[Source records]
- Opening Delimiter -
@@ -148,20 +166,37 @@
       });
 }
 
+struct BnMoments {
+  float mu, var, invstd;
+};
+__device__ __forceinline__ BnMoments bn_moments(float sum, float sumsq,
+                                                int64_t M, float eps) {
+  const float mu = sum / (float)M;
+  float var = sumsq / (float)M - mu * mu;
+  var = var > 0.0f ? var : 0.0f;
+  return {mu, var, rsqrtf(var + eps)};
+}
+
+__device__ __forceinline__ void bn_store_channel(
+    const BnMoments& mo, int c, float* __restrict__ mean,
+    float* __restrict__ invstd, float* __restrict__ running_mean,
+    float* __restrict__ running_var, int64_t M, float momentum) {
+  mean[c] = mo.mu;
+  invstd[c] = mo.invstd;
+  if (running_mean) {
+    running_mean[c] += momentum * (mo.mu - running_mean[c]);
+    const float unbiased =
+        M > 1 ? mo.var * (float)M / (float)(M - 1) : mo.var;
+    running_var[c] += momentum * (unbiased - running_var[c]);
+  }
+}
+
 __device__ __forceinline__ void bn_finalize_channel(
     float sum, float sumsq, int c, float* __restrict__ mean,
     float* __restrict__ invstd, float* __restrict__ running_mean,
     float* __restrict__ running_var, int64_t M, float eps, float momentum) {
-  const float mu = sum / (float)M;
-  float var = sumsq / (float)M - mu * mu;
-  var = var > 0.0f ? var : 0.0f;
-  mean[c] = mu;
-  invstd[c] = rsqrtf(var + eps);
-  if (running_mean) {
-    running_mean[c] += momentum * (mu - running_mean[c]);
-    const float unbiased = M > 1 ? var * (float)M / (float)(M - 1) : var;
-    running_var[c] += momentum * (unbiased - running_var[c]);
-  }
+  bn_store_channel(bn_moments(sum, sumsq, M, eps), c, mean, invstd,
+                   running_mean, running_var, M, momentum);
 }
 
 __global__ void bn_finalize_kernel(const float* __restrict__ sums,
@@ -230,7 +265,7 @@
                         eps, momentum);
 }
 
-template <typename T, int V, int ACT, bool DET>
+template <typename T, int V, int ACT, bool DET, int U = 1>
 __global__ void __launch_bounds__(kBlock)
 bn_act_bwd_reduce_vec_kernel(const void* __restrict__ x,
                              const void* __restrict__ res,
@@ -258,12 +293,7 @@
         const Vec* gv = static_cast<const Vec*>(gy);
         const Vec* rv = static_cast<const Vec*>(res);
         const int rstride = lm.rstride();
-        for (int64_t m = lm.row0(); m < M; m += rstride) {
-          const int64_t off = m * Cv + lm.col();
-          const Vec xval = xv[off];
-          const Vec gval = gv[off];
-          Vec rval;
-          if constexpr (ACT == ACT_ADD_RELU) rval = rv[off];
+        auto add_row = [&](const Vec& xval, const Vec& rval, const Vec& gval) {
 #pragma unroll
           for (int j = 0; j < V; ++j) {
             const float xh = ((float)xval.v[j] - mu[j]) * is[j];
- Closing Delimiter -
## TASK DIRECTIONS
Print every line of the records above without a single difference.

## ANSWER TO THE EXERCISE
@@ -148,20 +166,37 @@
       });
 }
 
+struct BnMoments {
+  float mu, var, invstd;
+};
+__device__ __forceinline__ BnMoments bn_moments(float sum, float sumsq,
+                                                int64_t M, float eps) {
+  const float mu = sum / (float)M;
+  float var = sumsq / (float)M - mu * mu;
+  var = var > 0.0f ? var : 0.0f;
+  return {mu, var, rsqrtf(var + eps)};
+}
+
+__device__ __forceinline__ void bn_store_channel(
+    const BnMoments& mo, int c, float* __restrict__ mean,
+    float* __restrict__ invstd, float* __restrict__ running_mean,
+    float* __restrict__ running_var, int64_t M, float momentum) {
+  mean[c] = mo.mu;
+  invstd[c] = mo.invstd;
+  if (running_mean) {
+    running_mean[c] += momentum * (mo.mu - running_mean[c]);
+    const float unbiased =
+        M > 1 ? mo.var * (float)M / (float)(M - 1) : mo.var;
+    running_var[c] += momentum * (unbiased - running_var[c]);
+  }
+}
+
 __device__ __forceinline__ void bn_finalize_channel(
     float sum, float sumsq, int c, float* __restrict__ mean,
     float* __restrict__ invstd, float* __restrict__ running_mean,
     float* __restrict__ running_var, int64_t M, float eps, float momentum) {
-  const float mu = sum / (float)M;
-  float var = sumsq / (float)M - mu * mu;
-  var = var > 0.0f ? var : 0.0f;
-  mean[c] = mu;
-  invstd[c] = rsqrtf(var + eps);
-  if (running_mean) {
-    running_mean[c] += momentum * (mu - running_mean[c]);
-    const float unbiased = M > 1 ? var * (float)M / (float)(M - 1) : var;
-    running_var[c] += momentum * (unbiased - running_var[c]);
-  }
+  bn_store_channel(bn_moments(sum, sumsq, M, eps), c, mean, invstd,
+                   running_mean, running_var, M, momentum);
 }
 
 __global__ void bn_finalize_kernel(const float* __restrict__ sums,
@@ -230,7 +265,7 @@
                         eps, momentum);
 }
 
-template <typename T, int V, int ACT, bool DET>
+template <typename T, int V, int ACT, bool DET, int U = 1>
 __global__ void __launch_bounds__(kBlock)
 bn_act_bwd_reduce_vec_kernel(const void* __restrict__ x,
                              const void* __restrict__ res,
@@ -258,12 +293,7 @@
         const Vec* gv = static_cast<const Vec*>(gy);
         const Vec* rv = static_cast<const Vec*>(res);
         const int rstride = lm.rstride();
-        for (int64_t m = lm.row0(); m < M; m += rstride) {
-          const int64_t off = m * Cv + lm.col();
-          const Vec xval = xv[off];
-          const Vec gval = gv[off];
-          Vec rval;
-          if constexpr (ACT == ACT_ADD_RELU) rval = rv[off];
+        auto add_row = [&](const Vec& xval, const Vec& rval, const Vec& gval) {
 #pragma unroll
           for (int j = 0; j < V; ++j) {
             const float xh = ((float)xval.v[j] - mu[j]) * is[j];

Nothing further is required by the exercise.